Exactly so. & so is same-sex ‘marriage’ – an invention of the imagination, not a right of any constitution. But if a state finds for this innovation, it must also abolish any legal distinction between males and females.
And numbers in the marrage/civil union. The number two is as arbitrary as you can get.
#14 writes:
How so? It would seem that there has to be an intact legal distinction between male and female identities in spite of the changes in partner status when states grant marriage equality to male or female couples, or enact civil union arrangements. If your scenario follows as you claim, should we not look at those states that have granted such measures to see if distinctions are still made btween male and female status. For instance, are females in Connecticut or New Jersey now expected to register with the selective service as they approach their eighteenth birthday because those states have enacted a civil union measure? Over the last several years of marriage equality in Massachusetts, do birth certificates of newborns no longer record the sex of the baby?

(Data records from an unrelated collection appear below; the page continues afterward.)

### lammps-induced-dipole-polarization-pair-style_amd/csrc/lab/lists_cluster_rows.hpp

```cpp
struct ClusterRows {
  const int4 *members;
  int ncl;
};
static __global__ __launch_bounds__(POLAR_BLOCK) void k_cl_build(ClusterRows cl, const double4 *__restrict__ pos4, Box box,
                                                          CellGrid g, const long long *__restrict__ cell_first,
                                                          double ddcutsq, long long pitch, int *__restrict__ cnt,
                                                          int *__restrict__ dd_j, int pad_index,
                                                          int *__restrict__ wrapf, int *__restrict__ overflow,
                                                          unsigned long long *__restrict__ total) {
  const int lane = threadIdx.x & 63;
  const int c = blockIdx.x * POLAR_ROWS_PER_BLOCK + (threadIdx.x >> 6);
  if (c >= cl.ncl) return;
  const int4 mem = cl.members[c];
  const int m0 = __builtin_amdgcn_readfirstlane(mem.x), m1 = __builtin_amdgcn_readfirstlane(mem.y),
            m2 = __builtin_amdgcn_readfirstlane(mem.z), m3 = __builtin_amdgcn_readfirstlane(mem.w);
  double mx[4], my[4], mz[4];
  const int mi[4] = {m0, m1, m2, m3};
#pragma unroll
  for (int k = 0; k < 4; k++) {
    const double4 r = pos4[mi[k] >= 0 ? mi[k] : m0];
    mx[k] = wave_uniform(r.x); my[k] = wave_uniform(r.y); mz[k] = wave_uniform(r.z);
  }
  double rmax2 = 0.0;
#pragma unroll
  for (int k = 1; k < 4; k++) {
    double ex, ey, ez;
    min_image_rint(box, mx[0], my[0], mz[0], mx[k], my[k], mz[k], ex, ey, ez);
    const double d2 = ex * ex + ey * ey + ez * ez;
    rmax2 = (mi[k] >= 0 && d2 > rmax2) ? d2 : rmax2;
  }
  const double reach = wave_uniform(sqrt(ddcutsq) + sqrt(rmax2) + 1e-6);
  const double reach2 = reach * reach;
  int cc[3], W[3];
  double uu[3], edge[3];
  {
    double fr3[3];
    frac_coords(box, g.lo, mx[0], my[0], mz[0], fr3);
#pragma unroll
    for (int k = 0; k < 3; k++) {
      double fr = fr3[k];
      fr -= floor(fr);
      const double t = fr * g.nc[k];
      int ck = (int)t;
      ck = ck >= g.nc[k] ? g.nc[k] - 1 : ck;
      cc[k] = __builtin_amdgcn_readfirstlane(ck);
      uu[k] = wave_uniform(t - ck); edge[k] = wave_uniform(box.prd[k] / g.nc[k]);
      int w = (int)ceil(reach / edge[k]);
      W[k] = __builtin_amdgcn_readfirstlane(w < 1 ? 1 : (w > 3 ? 3 : w));
    }
  }
  const int c0 = cc[0], c1 = cc[1], c2 = cc[2];
  const long long row0 = (long long)c * pitch;
  const unsigned long long below = (lane == 0) ? 0ull : (~0ull >> (64 - lane));
  const int n0 = g.nc[0], n1 = g.nc[1], n2 = g.nc[2];
  const bool f2 = n2 >= 2 * W[2] + 1, f1 = n1 >= 2 * W[1] + 1, f0 = n0 >= 2 * W[0] + 1;
  const int zlo = f2 ? c2 - W[2] : 0, zcnt = f2 ? 2 * W[2] + 1 : n2;
  const int ylo = f1 ? c1 - W[1] : 0, ycnt = f1 ? 2 * W[1] + 1 : n1;
  const int nsr = zcnt * ycnt;
  int ra0 = 0, rb0 = 0, ra1 = 0, rb1 = 0;
  if (lane < nsr) {
    const int zz = zlo + lane / ycnt, yy = ylo + lane % ycnt;
    int b2 = zz, b1 = yy;
    bool ok = true;
    if (b2 < 0 || b2 >= n2) { if (!box.periodic[2]) ok = false; b2 = (b2 + n2) % n2; }
    if (b1 < 0 || b1 >= n1) { if (!box.periodic[1]) ok = false; b1 = (b1 + n1) % n1; }
    double dzmin = 0.0, dymin = 0.0;
    if (f2) { const int d = zz - c2; dzmin = d > 0 ? (d - uu[2]) * edge[2] : (d < 0 ? (uu[2] - (d + 1)) * edge[2] : 0.0); }
    if (f1) { const int d = yy - c1; dymin = d > 0 ? (d - uu[1]) * edge[1] : (d < 0 ? (uu[1] - (d + 1)) * edge[1] : 0.0); }
    const double rem2 = reach2 - dzmin * dzmin - dymin * dymin;
    if (rem2 < 0.0) ok = false;
    int xlo = f0 ? c0 - W[0] : 0, xhi = f0 ? c0 + W[0] : n0 - 1;
    if (ok && f0) {
      const double xr = sqrt(rem2) / edge[0];
      int lo_off = (int)floor(uu[0] - xr), hi_off = (int)floor(uu[0] + xr);
      lo_off = lo_off < -W[0] ? -W[0] : lo_off; hi_off = hi_off > W[0] ? W[0] : hi_off;
      xlo = c0 + lo_off; xhi = c0 + hi_off;
    }
    if (ok) {
      const long long rowbase = ((long long)b2 * n1 + b1) * n0;
      const int xa = xlo < 0 ? 0 : xlo, xb = xhi >= n0 ? n0 - 1 : xhi;
      ra0 = (int)cell_first[rowbase + xa]; rb0 = (int)cell_first[rowbase + xb + 1];
      if (box.periodic[0]) {
        if (xlo < 0) { ra1 = (int)cell_first[rowbase + xlo + n0]; rb1 = (int)cell_first[rowbase + n0]; }
        else if (xhi >= n0) { ra1 = (int)cell_first[rowbase]; rb1 = (int)cell_first[rowbase + xhi - n0 + 1]; }
      }
    }
  }
  int count = 0;
  unsigned long long anywrap = 0ull, npairs = 0ull;
  for (int sr = 0; sr < nsr; sr++) {
#pragma unroll
    for (int piece = 0; piece < 2; piece++) {
      const int a = __builtin_amdgcn_readlane(piece ? ra1 : ra0, sr), b = __builtin_amdgcn_readlane(piece ? rb1 : rb0, sr);
      for (int base = a; base < b; base += 64) {
        const int j = base + lane;
        bool in = false, wr = false;
        int hits = 0;
        if (j < b && j != m0 && j != m1 && j != m2 && j != m3) {
          const double4 rj = pos4[j];
          if (__double2loint(rj.w)) {
#pragma unroll
            for (int k = 0; k < 4; k++) {
              double ex, ey, ez;
              min_image_rint(box, mx[k], my[k], mz[k], rj.x, rj.y, rj.z, ex, ey, ez);
              const bool hit = mi[k] >= 0 && (ex * ex + ey * ey + ez * ez) < ddcutsq;
              hits += hit;
              wr |= hit && (ex != mx[k] - rj.x || ey != my[k] - rj.y || ez != mz[k] - rj.z);
            }
            in = hits > 0;
          }
        }
        const unsigned long long m_in = __ballot(in);
        anywrap |= __ballot(wr);
        const int kd = count + __popcll(m_in & below);
        if (in && kd < pitch) dd_j[row0 + lp_slot(kd)] = j << 6;
        count += __popcll(m_in);
        npairs += (unsigned long long)hits;
      }
    }
  }
  const int have = count < pitch ? count : (int)pitch;
  const int padded = (have + 63) & ~63;
  for (int k = have + lane; k < padded; k += 64) dd_j[row0 + lp_slot(k)] = pad_index << 6;
  double np = (double)npairs;
  np = wave_sum(np);
  if (lane == 0) {
    cnt[c] = count;
    wrapf[c] = anywrap != 0ull;
    if (count > pitch) atomicMax(overflow, count);
    if (np > 0.0) atomicAdd(total + (blockIdx.x & 63) * 16, (unsigned long long)np);
  }
}
```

#14, #16 – here in Canada the legal basis for the lawsuits that created same-sex marriage was indeed that our equality legislation permits only necessary distinctions between male and female. So we put women in combat roles (i.e. allow them to shoot first/back, not merely get shot) and if we had “selective service” both genders would need to register. It surprises me to hear the implication that “selective service” only registers males.
#13 – read the Snopes account. The bill is far, far more complex than pi = 3 “and it was referred to the Committee on Swamps, amid much hilarity”.
#17 observes:
I can follow your argument, but that is a different claim than the one made by Gordian in #14 to which I was responding. The predicate for modifying gender discinctions is your charter of rights that specifies gender equality.
# 18: The creation of ‘same sex marriage’ effectively overthrows the nature of marriage as it has been understood since time immemorial, viz. that you have to be male to marry a female and vice versa. In other words, your sex (wrongly called ‘gender’) is irrelevant and cannot serve as basis for discrimination (e.g., in education, public rest rooms etc). You think I’m joking? Look at the recent brouhaha in NY over proposals that people could be what ‘gender’ they asserted. Moreover, acceptance of ‘same sex marriage’ logically entails acceptance of consensual polygamy as well.
#19 “Moreover, acceptance of ‘same sex marriage’ logically entails acceptance of consensual polygamy as well. ” There’s an argument that polygamy is never adequately equal, and therefore cannot be recognized. (There’s actually a UN convention against polygamy, which is a good thing.)